Он указал на дверь комнаты, расположенной с левой стороны коридора, затем сделал шаг в ее сторону.

– Ключ виден снаружи, – сказал он, – но где, черт возьми, ручка?

– В чем дело?

Он тыкал пальцем в маленькое восьмиугольное отверстие, из которого должна была торчать ручка на шпинделе. Отсутствовали как ручка, так и шпиндель. Но ключ торчал в замке, и казалось, вот-вот выпадет. Бауэрс открыл рот, что-то заподозрив, а затем опустился на пол, как терьер, и принялся шарить по полу. Пол был голый, если не считать стула с тонкими ножками недалеко от двери; под стулом он нашел то, что искал. Это был набалдашник ярко-коричневого цвета, неплотно закрепленный на шпинделе. Но на другом его конце набалдашника не было.

– Там кто-то есть, – шепотом произнес он. – Понимаешь? Дверная ручка давно болталась, шеф просил меня починить ее. Кто-то вошел туда и закрыл дверь. Потом он попытался выйти. Но ручка болталась и стержень не проворачивался, этот человек повозился с ней, подергал туда-сюда, и ручка упала на пол. А теперь он там, внутри, и не может открыть дверь. Дверь не заперта, но щеколда защелкнута, и это как замок, потому что ее нельзя повернуть. И теперь он там, с другим набалдашником в руке…

– Хогенауэр?

– Думаю, это маловероятно, – ответил Бауэрс. – Нет. Не шеф. Но на свободе тот грабитель, за которым вы, копы, гоняетесь…

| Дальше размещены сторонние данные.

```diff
@@ -320,18 +334,26 @@
                                                 self._p(self._q), self._stream()), "standardize")
 
     def grm_syrk(self):
+        self._reduce_pending = False
         if self._std_pending:
             self._std_pending = False
             _lib.check(self.lib.gbm_dev_standardize_grm_syrk(
                 self._p(self.X), self.npad, self.p, self.n, self._p(self._Z), self.npad, self._p(self._mean),
-                self._p(self._sd), self._p(self._keep), self._p(self._q), self._p(self.G), self.gdim,
+                self._p(self._sd), self._p(self._keep), self._p(self._q), self._p(self._G), self.gdim,
                 self._p(self.ws_grm), self.ws_grm_bytes, self._stream()), "standardize_grm_syrk")
             return
-        _lib.check(self.lib.gbm_dev_grm_syrk(self._p(self.Z), self.npad, self.p, self.n, self._p(self.G), self.gdim,
+        _lib.check(self.lib.gbm_dev_grm_syrk(self._p(self.Z), self.npad, self.p, self.n, self._p(self._G), self.gdim,
                                              self._p(self.ws_grm), self.ws_grm_bytes, self._stream()), "grm_syrk")
 
+    _reduce_pending = False
+    G = _written_by_grm_reduce("G")
+
     def grm_reduce(self):
-        _lib.check(self.lib.gbm_dev_grm_reduce(self.n, self.p, self._p(self.G), self.gdim, self._p(self.ws_grm),
+        self._reduce_pending = True
+
+    def _grm_reduce_now(self):
+        self._reduce_pending = False
+        _lib.check(self.lib.gbm_dev_grm_reduce(self.n, self.p, self._p(self._G), self.gdim, self._p(self.ws_grm),
                                                self._stream()), "grm_reduce")
 
     def grm_rows(self):
@@ -352,6 +374,14 @@
         self.q.copy_(self.Gp[-1:])
 
     def solve(self):
+        if self._reduce_pending:
+            self._reduce_pending = False
+            _lib.check(self.lib.gbm_dev_gblup_solve_slabs(
+                self._p(self._G), self.gdim, self.n, self.p, self._p(self.ws_grm), self.ws_grm_bytes, 0.0,
+                self._p(self.q), self.lam, self._p(self.Y), self.npad, self.nrhs, self._p(self.A), self._p(self.gebv),
+                self.npad, self._p(self.mu), self._p(self.info), self._p(self.ws_solve), self.ws_solve_bytes,
+                self._stream()), "solve")
+            return
         _lib.check(self.lib.gbm_dev_gblup_solve(self._p(self.G), self.gdim, self.n, 0.0, self._p(self.q), self.lam,
                                                 self._p(self.Y), self.npad, self.nrhs, self._p(self.A),
                                                 self._p(self.gebv), self.npad, self._p(self.mu), self._p(self.info),
diff --git a/include/gbm.h b/include/gbm.h
--- a/include/gbm.h
+++ b/include/gbm.h
@@ -131,6 +131,10 @@
                         const double* Y, int64_t ldy, int64_t nrhs,
                         double* A_out, double* gebv, int64_t lda, double* mu, int32_t* info,
                         void* workspace, int64_t ws_bytes, void* stream);
+int gbm_dev_gblup_solve_slabs(double* G, int64_t ldg, int64_t n, int64_t p, const void* ws_grm, int64_t ws_grm_bytes,
+                              double inv_q, const int64_t* q_dev, double lambda, const double* Y, int64_t ldy,
+                              int64_t nrhs, double* A_out, double* gebv, int64_t lda, double* mu, int32_t* info,
+                              void* workspace, int64_t ws_bytes, void* stream);
 
 int gbm_dev_chol_prepare(double* G, int64_t ldg, int64_t n, double inv_q, const int64_t* q_dev, double lambda,
                          const double* Y, int64_t ldy, int64_t nrhs, int32_t* info, void* workspace,
```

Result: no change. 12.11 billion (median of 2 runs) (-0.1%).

Я взял из его рук шпиндель с набалдашником. В тот же миг по ту сторону двери мы оба услышали шум, что-то вроде быстрого шуршания. Без всякого предупреждения, не изменив выражения лица, Бауэрс направился к входной двери, чтобы выйти на улицу. Я бросился вперед и схватил его за руку, иначе через несколько секунд на зов Бауэрса к нам ворвались бы мои друзья из полицейского участка. Немного повозившись и держа Бауэрса свободной рукой, я поставил шпиндель на место, затем повернул ручку и распахнул дверь.

Внутри было совершенно темно. Теперь не было слышно никаких звуков. Бауэрс тихо дрожал, прижимаясь к стене и пытаясь выйти за линию двери.

– Ты что, офигел? Дуй в свой свисток, дубина. Есть опасный… – начал он с подчеркнутым равнодушием, но потом замолчал.

Я пошарил вдоль стены в поисках выключателя. Выключатель там был, но, когда я нажал на него, свет не зажегся. Фонарь все еще висел у меня на поясе. Его широкий луч скользнул по комнате к стене с книгами, затем повернул направо и замер. Вдоль правой стены располагались два закрытых ставнями окна. В другом конце комнаты, в нескольких футах от дальнего окна, стоял широкий стол на когтистых ножках, за ним, боком к двери, – низкое мягкое кресло, а в кресле сидел мужчина и ухмылялся.

Это было довольно неприятное зрелище. «Ухмылялся» – подходящее слово, хотя оно вряд ли завершает описание лица, полностью потерявшего форму, оплывшего, как каучук или воск. Шея была выгнута дугой назад, лицо частично повернуто в сторону двери, маленькое худенькое тельце мужчины искривилось в форме арки, будто он хотел подняться со стула, а его ноги запутались в ножках стула. Его лицо, казалось, состояло из одних зубов и глаз, и, если бы не заостренная мочка уха, я не сразу узнал бы Пола Хогенауэра. Белое глазное яблоко поблескивало на свету. Не требовалось больших медицинских познаний, чтобы понять, что Хогенауэр мертв, при этом для специалиста, даже неопытного, было очевидно, что Хогенауэр умер от отравления стрихнином.

На нем был один из тех смокингов, которые были в моде тридцать лет назад, из плотной темной ткани с бурыми лацканами. Лысая голова была увенчана давно вышедшей из моды «шапочкой для курения» в форме турецкой фески, с которой за ухо свисала кисточка. Шапочка выцвела до красновато-оранжевого цвета. Она напоминала перевернутый вверх дном цветочный горшок. А под ней сидел мертвец, склонив голову на плечо, и ухмылялся.